# Wine Yeast: free to good home.



## Lyrebird_Cycles (17/3/17)

I have four half kilo packs of wine yeast that aren't going to be used this vintage. They are leftovers from last year, still sealed and have a year to go on their use by dates. They've been kept under refrigeration since receipt.

Two packs are R / HST (excellent for riesling, useless to me given that we don't have any riesling), two packs are EC1118 (general purpose / PDM yeast. I prefer DV10 so I won't be using this).

Yours for the cost of postage from Beechworth, VIC.


----------



## Zorco (17/3/17)

Nice,

I went to Wooragee primary school. The shed we built with the two dams was on the corner of star lane and fanning and mum worked in Beechworth.... All well before it became a popular place. 

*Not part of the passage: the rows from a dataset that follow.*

# qkniep/alpenglow

Measured on AMD Instinct MI355X. Metric: GiB/s device-resident RS shred encode+reconstruct, batched 1 MiB blocks, higher is better.
Workload: dtype u8 (GF(2^16) symbols, bitsliced u32 planes); 1 GPU; 4096 x 1 MiB blocks per GPU, 32:32 encode + reconstruct with 16/32 data shreds erased; blocks_per_gpu=4096, block_bytes=1048576, data_shreds=32, coding_shreds=32, erased_data_shreds=16, lost_coding_shreds=0, random_patterns=False, parallelism=blocks sharded over 1 GPU(s), no collective, only=both

## Files before the change

### alpenglow_amd/csrc/rs_decode_pk.hpp

```cpp
#pragma once
#include <hip/hip_runtime.h>

#include "rs_device.hpp"
#include "rs_launch.hpp"
#include "rs_xform.hpp"

namespace ag {
namespace {

using dev::static_for;

__device__ __forceinline__ uint32_t m65535_add(uint32_t a, uint32_t b) {
  const uint32_t s = a + b;
  return s >= 65535u ? s - 65535u : s;
}
__device__ __forceinline__ uint32_t m65535_sub(uint32_t a, uint32_t b) { return a >= b ? a - b : a + 65535u - b; }
__device__ __forceinline__ uint32_t m65535_mul(uint32_t a, uint32_t b) {
  const uint32_t p = a * b;
  uint32_t s = (p & 0xFFFFu) + (p >> 16);
  s = (s & 0xFFFFu) + (s >> 16);
  return s >= 65535u ? s - 65535u : s;
}
__device__ __forceinline__ uint32_t walsh64(uint32_t v, int lane) {
  static_for<6>([&](auto B) {
    constexpr int d = 1 << decltype(B)::value;
    const uint32_t o = static_cast<uint32_t>(__shfl_xor(static_cast<int>(v), d));
    v = (lane & d) ? m65535_sub(o, v) : m65535_add(v, o);
  });
  return v;
}
__device__ __forceinline__ void walsh128(uint32_t& v0, uint32_t& v1, int lane) {
  v0 = walsh64(v0, lane);
  v1 = walsh64(v1, lane);
  const uint32_t a = v0;
  v0 = m65535_add(a, v1);
  v1 = m65535_sub(a, v1);
}
__device__ __forceinline__ uint16_t locator_log(uint32_t loc, bool in) {
  return static_cast<uint16_t>(in ? loc : 65535u - loc);
}

struct PkShared {
  uint32_t lcoef[2 * 64];
  uint64_t smask[2][2];
  uint8_t ilist[2][64], olist[2][64];
};
struct PkLocTables {
  uint16_t log64[64];
  uint16_t apow_lo[256], apow_hi[256];
};
__device__ __forceinline__ uint32_t poly_mul(uint32_t a, uint32_t b) {
  uint32_t r = 0;
  for (int i = 0; i < 16; ++i) r ^= ((b >> i) & 1) ? a << i : 0u;
  for (int i = 30; i >= 16; --i) r ^= ((r >> i) & 1) ? (1u << i) ^ (0x2Du << (i - 16)) : 0u;
  return r;
}
__device__ __forceinline__ uint32_t poly_pow_a(const PkLocTables& t, uint32_t l) {
  return poly_mul(t.apow_hi[l >> 8], t.apow_lo[l & 255]);
}

template <int OUTH, bool SRV = false, bool TAIL = false>
__device__ __forceinline__ void decode_pk_tile(const DecodeXParams& p, uint32_t tile, uint4* lds, X8Flags* fl,
                                               PkShared& sh, const PkLocTables* loc = nullptr) {
  static_assert(OUTH >= -1 && OUTH <= 1, "OUTH: the restored positions' window half, -1 both");
  constexpr int W = 64, kSl = 16;
  constexpr int D = 2;
  X8Flags& flags = *fl;
  uint32_t* lcoef = sh.lcoef;
  auto& smask = sh.smask;
  auto& ilist = sh.ilist;
  auto& olist = sh.olist;
  const int lane = threadIdx.x & 63;
  const int h = lane >> 5;
  const int wave = __builtin_amdgcn_readfirstlane(threadIdx.x >> 6);
  const uint64_t sb0 = static_cast<uint64_t>(tile) * 2;
  const uint64_t nblk = p.total_columns / kSl;
  const uint32_t opos = p.low_rate ? 0 : p.chunk, rpos = p.low_rate ? p.chunk : 0;
  if (threadIdx.x < 2 * W) {
    const uint32_t sl = threadIdx.x >> 6, j = threadIdx.x & 63;
    uint64_t im = 0, om = 0;
    if (sb0 + sl < nblk) {
      im = p.pmask[2 * (sb0 + sl)];
      om = p.pmask[2 * (sb0 + sl) + 1];
      if constexpr (SRV) {
        const uint64_t e = ~im;
        const uint32_t hl = m65535_mul(walsh64(j ? loc->log64[j] : 0u, static_cast<int>(j)), 1024u);
        const uint32_t hi = walsh64(static_cast<uint32_t>((e >> j) & 1), static_cast<int>(j));
        const uint32_t acc = walsh64(m65535_mul(hl, hi), static_cast<int>(j));
        lcoef[threadIdx.x] = poly_pow_a(*loc, locator_log(acc, (im >> j) & 1));
      } else if (((im | om) >> j) & 1) {
        lcoef[threadIdx.x] = p.rows[(sb0 + sl) * p.rows_w + j];
      }
    }
    const uint64_t below = (uint64_t{1} << j) - 1;
    if ((im >> j) & 1) ilist[sl][__builtin_popcountll(im & below)] = static_cast<uint8_t>(j);
    if ((om >> j) & 1) olist[sl][__builtin_popcountll(om & below)] = static_cast<uint8_t>(j);
    if (j == 0) {
      smask[sl][0] = im;
      smask[sl][1] = om;
    }
  }
  if (threadIdx.x < 16) reinterpret_cast<uint32_t*>(&flags)[threadIdx.x] = 0;
  __syncthreads();
  const uint64_t imA = smask[0][0], imB = smask[1][0], omA = smask[0][1], omB = smask[1][1];
  const uint32_t nA = static_cast<uint32_t>(__builtin_popcountll(imA));
  const uint32_t nin = nA + static_cast<uint32_t>(__builtin_popcountll(imB));
  const uint32_t noA = static_cast<uint32_t>(__builtin_popcountll(omA));
  const uint32_t nout = noA + static_cast<uint32_t>(__builtin_popcountll(omB));
  if (nout == 0) return;
  const int col = lane & 15, row = lane >> 4;
  const bool tail_lane = TAIL && col == kSl - 1;
  auto src_of = [&](uint32_t sl, uint32_t g) -> const uint8_t* {
    const bool is_rec = p.low_rate ? g >= p.chunk : g < p.chunk;
    const uint64_t blk = sb0 + sl;
    return is_rec ? p.rec + (g - rpos) * p.rec_shard_stride + blk * p.rec_block_stride + col * 64
                  : p.orig + (g - opos) * p.orig_shard_stride + blk * p.orig_block_stride + col * 64;
  };
  uint32_t v[2][16];
  static_for<2>([&](auto U) {
    constexpr int u = decltype(U)::value;
    const uint32_t i = u * 32 + wave * 4 + row;
    if (i < nin) {
      const uint32_t sl = i < nA ? 0u : 1u;
      const uint8_t* src = src_of(sl, ilist[sl][i - (sl ? nA : 0u)]);
      if (tail_lane) {
        load_tail_chunk(src, p.tail_bytes, v[u]);
      } else {
        static_for<4>([&](auto Q) {
          constexpr int q = decltype(Q)::value;
          const uint4 x = ld_piece(src + 16 * q);
          v[u][4 * q] = x.x;
          v[u][4 * q + 1] = x.y;
          v[u][4 * q + 2] = x.z;
          v[u][4 * q + 3] = x.w;
        });
      }
    } else {
      static_for<16>([&](auto P) { v[u][decltype(P)::value] = 0; });
    }
  });
  static_for<2>([&](auto U) {
    constexpr int u = decltype(U)::value;
    if (static_cast<uint32_t>(u * 32 + wave * 4) < nin) {
      const uint32_t i = u * 32 + wave * 4 + row;
      const bool ok = i < nin;
      const uint32_t sl = i < nA ? 0u : 1u;
      const uint32_t j = ok ? ilist[sl][i - (sl ? nA : 0u)] : 0u;
      dev::planes_from_raw(v[u]);
      dev::mul_rt_poly(v[u], lcoef[sl * W + j]);
      if (ok) {
        static_for<4>([&](auto Q) {
          constexpr int q = decltype(Q)::value;
          lds[(i * 4 + q) * kSl + col] = make_uint4(v[u][4 * q], v[u][4 * q + 1], v[u][4 * q + 2], v[u][4 * q + 3]);
        });
      }
    }
  });
  __syncthreads();
  const uint32_t lsl = static_cast<uint32_t>((lane & 31) >> 4);
  const uint64_t in_mask = lsl ? imB : imA, out_mask = lsl ? omB : omA;
  auto posA = [&](int t) -> uint32_t {
    return static_cast<uint32_t>((t & 1) | ((t >> 1) << 1) | (h << 2) | (wave << 3));
  };
  Regs4 r;
  static_for<4>([&](auto T) {
    constexpr int t = decltype(T)::value;
    const uint32_t j = posA(t);
    if ((in_mask >> j) & 1) {
      const uint32_t i = static_cast<uint32_t>(__builtin_popcountll(in_mask & ((uint64_t{1} << j) - 1))) + (lsl ? nA : 0u);
      static_for<4>([&](auto Q) {
        constexpr int q = decltype(Q)::value;
        const uint4 x = lds[(i * 4 + q) * kSl + col];
        r[t][4 * q] = x.x;
        r[t][4 * q + 1] = x.y;
        r[t][4 * q + 2] = x.z;
        r[t][4 * q + 3] = x.w;
      });
    } else {
      static_for<16>([&](auto P) { r[t][decltype(P)::value] = 0; });
    }
  });
  __syncthreads();
  h8_layer0<true, 0, 1>(wave, h, r);
  h8_relayout(r);
  x8_layer_t<LB, 1, true, 0, 1>(wave, r);
  x8_layer_t<LB, 2, true, 0, 1>(wave, r);
  x8_swap<1, 0, 1, 0xF, false>(wave, lane, lds, &flags, r);
  x8_layer_t<LC, 3, true, 0, 1>(wave, r);
  x8_swap<0, 1, 2, 0xF, false>(wave, lane, lds, &flags, r);
  x8_layer_t<LD, 4, true, 0, 1>(wave, r);
  x8_swap<1, 2, 3, 0xF, false>(wave, lane, lds, &flags, r);
  x8_layer_t<LE, 5, true, 0, 1>(wave, r);
  auto wait_readers = [&](int x, uint32_t e) __attribute__((always_inline)) {
    static_for<3>([&](auto Bb) {
      constexpr int b = decltype(Bb)::value;
      if ((x >> b) & 1) x8_wait_ge(&flags.done[x & ~(1 << b)], e);
    });
  };
  static_for<2>([&](auto Rho) {
    constexpr int rho = decltype(Rho)::value;
    constexpr uint32_t e = 4 + rho;
    if constexpr (rho == 1) wait_readers(wave, e - 1);
    static_for<2>([&](auto U) { lds_put(lds, 2 * wave + decltype(U)::value, lane, r[2 * rho + decltype(U)::value]); });
    x8_signal(&flags.ready[wave], e, lane);
    static_for<2>([&](auto U) {
      constexpr int t = 2 * rho + decltype(U)::value;
      uint32_t hi[16];
      static_for<16>([&](auto P) {
        constexpr int q = decltype(P)::value;
        hi[q] = __builtin_amdgcn_permlane32_swap(r[t][q], 0u, false, false)[1];
      });
      if constexpr (!(t & 1)) dev::xor_planes(r[t], r[t | 1]);
      if constexpr (!(t & 2)) dev::xor_planes(r[t], r[t | 2]);
      dev::xor_planes(r[t], hi);
    });
    static_for<3>([&](auto Bb) {
      constexpr int b = decltype(Bb)::value;
      if (!((wave >> b) & 1)) {
        const int pw = wave | (1 << b);
        x8_wait_ge(&flags.ready[pw], e);
        static_for<2>([&](auto U) { lds_get_xor(lds, 2 * pw + decltype(U)::value, lane, r[2 * rho + decltype(U)::value]); });
      }
    });
    x8_signal(&flags.done[wave], e, lane);
  });
  x8_layer_t<LE, 5, false, 0, 1>(wave, r);
  x8_layer_t<LE, 4, false, 0, 1>(wave, r);
  wait_readers(wave ^ 4, 5);
  if constexpr (OUTH < 0) {
    x8_swap<1, 2, 4 + D, 0xF, false>(wave, lane, lds, &flags, r);
  } else {
    const int partner = wave ^ 4;
    if (((wave >> 2) & 1) != OUTH) {
      x8_wait_ge(&flags.done[partner], 3 + D);
      static_for<4>([&](auto T) {
        constexpr int t = decltype(T)::value;
        if constexpr (((t >> 1) & 1) == OUTH) {
          lds_put(lds, 2 * partner + (t & 1), lane, r[t]);
          __asm__ volatile("; pk put %0" ::"n"(t));
        }
      });
      x8_signal(&flags.ready[wave], 4 + D, lane);
      return;
    }
    x8_wait_ge(&flags.ready[partner], 4 + D);
    static_for<4>([&](auto T) {
      constexpr int t = decltype(T)::value;
      if constexpr (((t >> 1) & 1) != OUTH) {
        lds_get(lds, 2 * wave + (t & 1), lane, r[t]);
        __asm__ volatile("; pk get %0" ::"n"(t));
      }
    });
    x8_signal(&flags.done[wave], 4 + D, lane);
  }
  x8_layer_t<LD, 3, false, 0, 1>(wave, r);
  x8_swap<0, 1, 5 + D, 0xF, false>(wave, lane, lds, &flags, r);
  x8_layer_t<LC, 2, false, 0, 1>(wave, r);
  x8_swap<1, 0, 6 + D, 0xF, false>(wave, lane, lds, &flags, r);
  x8_layer_t<LB, 1, false, 0, 1>(wave, r);
  h8_relayout(r);
  h8_layer0<false, 0, 1>(wave, h, r);
  constexpr int kLive = OUTH < 0 ? 8 : 4;
  constexpr int kHi = OUTH < 0 ? 0 : OUTH << 2;
  const int lw = wave & (kLive - 1);
  static_for<kLive>([&](auto Wv) {
    constexpr int w2 = decltype(Wv)::value;
    x8_wait_ge(&flags.done[w2 | kHi], 6 + D);
  });
  static_for<4>([&](auto T) {
    constexpr int t = decltype(T)::value;
    uint32_t j = posA(t);
    __asm__ volatile("" : "+v"(j));
    if ((out_mask >> j) & 1) {
      const uint32_t o = static_cast<uint32_t>(__builtin_popcountll(out_mask & ((uint64_t{1} << j) - 1))) + (lsl ? noA : 0u);
      static_for<4>([&](auto Q) {
        constexpr int q = decltype(Q)::value;
        lds[(o * 4 + q) * kSl + col] = make_uint4(r[t][4 * q], r[t][4 * q + 1], r[t][4 * q + 2], r[t][4 * q + 3]);
      });
    }
  });
  x8_signal(&flags.ready[wave], 7 + D, lane);
  static_for<kLive>([&](auto Wv) {
    constexpr int w2 = decltype(Wv)::value;
    x8_wait_ge(&flags.ready[w2 | kHi], 7 + D);
  });
  constexpr int kPer = 64 / kLive;
  static_for<kPer / 4>([&](auto U) {
    constexpr int u = decltype(U)::value;
    if (static_cast<uint32_t>(u * 4 * kLive + lw * 4) < nout) {
      const uint32_t o = u * 4 * kLive + lw * 4 + row;
      if (o < nout) {
        const uint32_t sl = o < noA ? 0u : 1u;
        const uint32_t j = olist[sl][o - (sl ? noA : 0u)];
        uint32_t v[16];
        static_for<4>([&](auto Q) {
          constexpr int q = decltype(Q)::value;
          const uint4 x = lds[(o * 4 + q) * kSl + col];
          v[4 * q] = x.x;
          v[4 * q + 1] = x.y;
          v[4 * q + 2] = x.z;
          v[4 * q + 3] = x.w;
        });
        dev::mul_rt_poly(v, lcoef[sl * W + j]);
        if (tail_lane) {
          dev::transpose8(v);
          dev::transpose8(v + 8);
          store_tail_chunk(const_cast<uint8_t*>(src_of(sl, j)), p.tail_bytes, v);
        } else {
          dev::store_chunk<true>(const_cast<uint8_t*>(src_of(sl, j)), v);
        }
      }
    }
  });
}

}

}
```

Measured before the change: 1582 GiB/s.

## Coalesce decode tile loads and stores into full lines with in-register exchange

Changes global loads and stores in the decode tile so each 16-byte piece of a lane group lands in a contiguous 256-byte line (address src - col*48 + 256*q) rather than each lane reading its own 64 contiguous bytes. The data is then reshuffled with a quad_exchange across lanes, or through an LDS round-trip fallback, before the bitslice transform. This is meant to improve memory coalescing for the bandwidth-bound encode/reconstruct path. The cost is extra cross-lane shuffles, and it relies on quad_exchange existing and being correct for the layout.

```diff
diff --git a/alpenglow_amd/csrc/rs_decode_pk.hpp b/alpenglow_amd/csrc/rs_decode_pk.hpp
--- a/alpenglow_amd/csrc/rs_decode_pk.hpp
+++ b/alpenglow_amd/csrc/rs_decode_pk.hpp
@@ -59,10 +59,38 @@
   return poly_mul(t.apow_hi[l >> 8], t.apow_lo[l & 255]);
 }
 
+constexpr int kPkIoStoreLines = 1;
+constexpr int kPkIoLoadLines = 2;
+constexpr int kPkIoPlainStores = 4;
+template <bool TO_PIECES>
+__device__ __forceinline__ void pk_via_item(uint4* item, int col, uint32_t* x) {
+  static_for<4>([&](auto Q) {
+    constexpr int q = decltype(Q)::value;
+    item[TO_PIECES ? col * 4 + q : 16 * q + col] = make_uint4(x[4 * q], x[4 * q + 1], x[4 * q + 2], x[4 * q + 3]);
+  });
+  __builtin_amdgcn_fence(__ATOMIC_ACQ_REL, "wavefront");
+  __builtin_amdgcn_wave_barrier();
+  static_for<4>([&](auto Q) {
+    constexpr int q = decltype(Q)::value;
+    const uint4 y = item[TO_PIECES ? 16 * q + col : col * 4 + q];
+    x[4 * q] = y.x;
+    x[4 * q + 1] = y.y;
+    x[4 * q + 2] = y.z;
+    x[4 * q + 3] = y.w;
+  });
+  __builtin_amdgcn_fence(__ATOMIC_ACQ_REL, "wavefront");
+  __builtin_amdgcn_wave_barrier();
+}
+#ifndef AG_PK_IO
+#define AG_PK_IO (kPkIoStoreLines | kPkIoLoadLines)
+#endif
 template <int OUTH, bool SRV = false, bool TAIL = false>
 __device__ __forceinline__ void decode_pk_tile(const DecodeXParams& p, uint32_t tile, uint4* lds, X8Flags* fl,
                                                PkShared& sh, const PkLocTables* loc = nullptr) {
   static_assert(OUTH >= -1 && OUTH <= 1, "OUTH: the restored positions' window half, -1 both");
+  constexpr int IO = (SRV || TAIL) ? 0 : AG_PK_IO;
+  constexpr bool kLdLines = (IO & kPkIoLoadLines) != 0, kStLines = (IO & kPkIoStoreLines) != 0;
+  constexpr bool kStNT = (IO & kPkIoPlainStores) == 0;
   constexpr int W = 64, kSl = 16;
   constexpr int D = 2;
   X8Flags& flags = *fl;
@@ -128,11 +156,19 @@
       } else {
         static_for<4>([&](auto Q) {
           constexpr int q = decltype(Q)::value;
-          const uint4 x = ld_piece(src + 16 * q);
-          v[u][4 * q] = x.x;
-          v[u][4 * q + 1] = x.y;
-          v[u][4 * q + 2] = x.z;
-          v[u][4 * q + 3] = x.w;
+          if constexpr (kLdLines) {
+            const uint4 x = ld_piece(src - col * 48 + 256 * q);
+            v[u][4 * q] = x.x;
+            v[u][4 * q + 1] = x.y;
+            v[u][4 * q + 2] = x.z;
+            v[u][4 * q + 3] = x.w;
+          } else {
+            const uint4 x = ld_piece(src + 16 * q);
+            v[u][4 * q] = x.x;
+            v[u][4 * q + 1] = x.y;
+            v[u][4 * q + 2] = x.z;
+            v[u][4 * q + 3] = x.w;
+          }
         });
       }
     } else {
@@ -146,6 +182,10 @@
       const bool ok = i < nin;
       const uint32_t sl = i < nA ? 0u : 1u;
       const uint32_t j = ok ? ilist[sl][i - (sl ? nA : 0u)] : 0u;
+      if constexpr (kLdLines && kStLines) quad_exchange(v[u], lane);
+      else if constexpr (kLdLines) {
+        if (ok) pk_via_item<false>(lds + i * 64, col, v[u]);
+      }
       dev::planes_from_raw(v[u]);
       dev::mul_rt_poly(v[u], lcoef[sl * W + j]);
       if (ok) {
@@ -306,8 +346,22 @@
           dev::transpose8(v);
           dev::transpose8(v + 8);
           store_tail_chunk(const_cast<uint8_t*>(src_of(sl, j)), p.tail_bytes, v);
+        } else if constexpr (kStLines) {
+          dev::transpose8(v);
+          dev::transpose8(v + 8);
+          if constexpr (kLdLines) quad_exchange(v, lane);
+          else pk_via_item<true>(lds + o * 64, col, v);
+          uint8_t* dst = const_cast<uint8_t*>(src_of(sl, j)) - col * 48;
+          static_for<4>([&](auto Q) {
+            constexpr int q = decltype(Q)::value;
+            if constexpr (kStNT) {
+              st_piece(dst + 256 * q, v[4 * q], v[4 * q + 1], v[4 * q + 2], v[4 * q + 3]);
+            } else {
+              *reinterpret_cast<dev::u32x4*>(dst + 256 * q) = dev::u32x4{v[4 * q], v[4 * q + 1], v[4 * q + 2], v[4 * q + 3]};
+            }
+          });
         } else {
-          dev::store_chunk<true>(const_cast<uint8_t*>(src_of(sl, j)), v);
+          dev::store_chunk<kStNT>(const_cast<uint8_t*>(src_of(sl, j)), v);
         }
       }
     }
```

After: 1580 GiB/s. Within noise of the previous version (-0.1%).
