template <int C_, int K_, int TM_, int NW_, bool LZ_ = false, bool RC_ = false>
struct Cfg {
  static constexpr int C = C_, K = K_, TM = TM_, NW = NW_;
  static constexpr bool LZ = LZ_, RC = RC_;
  static constexpr int T = NW * 64;
  static constexpr int NCB = C / 16;
  static constexpr int CPW = NCB >= NW ? NCB / NW : 1;
  static constexpr int WPC = NW / (NCB / CPW);
  static constexpr int MBW = TM / 16 / WPC;
  static constexpr int KS = K / 32;
  static constexpr int KBW = K / NW / 16;
  static constexpr int DO = TM * K;
  static constexpr int YT = TM * C;
  static constexpr int OT = (LZ && !RC) ? 2 * DO : DO;
  static constexpr int MB = LZ ? TM * K / 8 : 0;
  static constexpr int MI = MB / 1024;
  static constexpr int SLOT = OT + 2 * YT + MB / 2;
  static constexpr int DOI = OT * 2 / 1024;
  static constexpr int YI = YT * 2 / 1024;
  static constexpr int D = (DOI + 2 * YI) / NW;
  static constexpr int S = CPW * MBW;
  static constexpr int MCH = LZ ? TM * K / 8 / T : 0;
  static constexpr size_t LDS = (size_t)kNB * SLOT * 2 + (size_t)WPC * 2 * C * 4 + 4 * C * 4 +
                                (LZ ? (size_t)3 * K * 4 : 0);
  static_assert(!LZ || ((RC || ((TM * K / 8) % T == 0 && T % (K / 8) == 0)) && MB % 1024 == 0 &&
                        MI <= NW), "LZ transform split");
  static_assert(DOI % NW == 0 && (2 * YI) % NW == 0, "DMA split");
  static_assert(WPC * (NCB / CPW) == NW && MBW >= 1 && (TM % 32 == 0 || TM == 16), "wave split");
  static_assert(LDS <= 160 * 1024, "conv1x1_bwd LDS");
};

DTF_DEV int swz_o(int r) { return 2 * (r & 7) + ((r >> 3) & 1); }
template <int C>
DTF_DEV int swz_y(int r) { return C == 64 ? 2 * ((r >> 1) & 3) : 2 * (r & 7); }
template <int C>
DTF_DEV int swz_x(int r) { return C == 64 ? (r >> 1) & 7 : r & 15; }

template <int RP>
DTF_DEV int sidx(int r, int c, int s) { return r * RP + (((c >> 3) ^ s) << 3) + (c & 7); }

template <int RP, int C, bool DOUT>
DTF_DEV bf16x8_t tr8(const bf16_t* base, int row0, int col0, int lane) {
  const int i = lane & 15, g = lane >> 4;
  const int r = row0 + 4 * g + (i >> 2), c = col0 + 4 * (i & 3);
  const int s0 = DOUT ? swz_o(r) : swz_y<C>(r);
  const int s1 = DOUT ? swz_o(r + 16) : swz_y<C>(r + 16);
  const s4_t lo = __builtin_amdgcn_ds_read_tr16_b64_v4i16((lds_s4_t*)(base + sidx<RP>(r, c, s0)));
  const s4_t hi = __builtin_amdgcn_ds_read_tr16_b64_v4i16((lds_s4_t*)(base + sidx<RP>(r + 16, c, s1)));
  return (bf16x8_t){lo[0], lo[1], lo[2], lo[3], hi[0], hi[1], hi[2], hi[3]};
}

template <int RP, int C, bool DOUT>
DTF_DEV s4_t tr4(const bf16_t* base, int col0, int lane) {
  const int i = lane & 15, g = lane >> 4;
  const int r = 4 * g + (i >> 2), c = col0 + 4 * (i & 3);
  const int s0 = DOUT ? swz_o(r) : swz_y<C>(r);
  return __builtin_amdgcn_ds_read_tr16_b64_v4i16((lds_s4_t*)(base + sidx<RP>(r, c, s0)));
}

DTF_DEV f32x4_t mfma16(const bf16x8_t& a, const bf16x8_t& b, const f32x4_t& c) {
  return __builtin_amdgcn_mfma_f32_16x16x32_bf16(a, b, c, 0, 0, 0);
}

template <class F>
constexpr int RC_KBW() { return F::RC ? F::K / F::NW / 16 : 1; }

struct C1Args {
  const bf16_t* dout;
  const bf16_t* wt;
  const bf16_t* y;
  const bf16_t* x;
  const float* mean;
  const float* inv;
  const float* sc;
  const float* sh;
  bf16_t* dy;
  float* wpart;
  float* bpart;
  int M;
  const bf16_t* x3;
  const uint8_t* mask;
  const float* cA;
  const float* cB;
  const float* cC;
  const bf16_t* w;
};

No need for big quantities of yeast for me though. My super high gravity experiment is finally slowing down.


----------



## Yob (17/3/17)

Lyrebird_Cycles said:


> I have four half kilo packs of wine yeast that aren't going to be used this vintage. They are leftovers from last year, still sealed and have a year to go on their use by dates. They've been kept under refrigeration since receipt.
> 
> Two packs are R / HST (excellent for riesling, useless to me given that we don't have any riesling), two packs are EC1118 (general purpose / PDM yeast. I prefer DV10 so I won't be using this).
> 
> Yours for the cost of postage from Beechworth, VIC.


interested in the EC.. been using it as companion pitching with very promising results..

me.. me.. me...


----------



## Mardoo (18/3/17)

And I'd be interested in one of the packs of Riesling yeast!


----------



## sp0rk (18/3/17)

If yob doesn't take both EC's I'd love one


----------



## Lyrebird_Cycles (18/3/17)

No worries, please PM with postage address and I'll send them Monday.


----------



## timmi9191 (18/3/17)

Love the generosity of the forum.. 

In a profit driven world i love this shit. Was somewhat choked to see my old mashtun proudly displayed by a fellow brewer and his resulting beers

Brewon!!


----------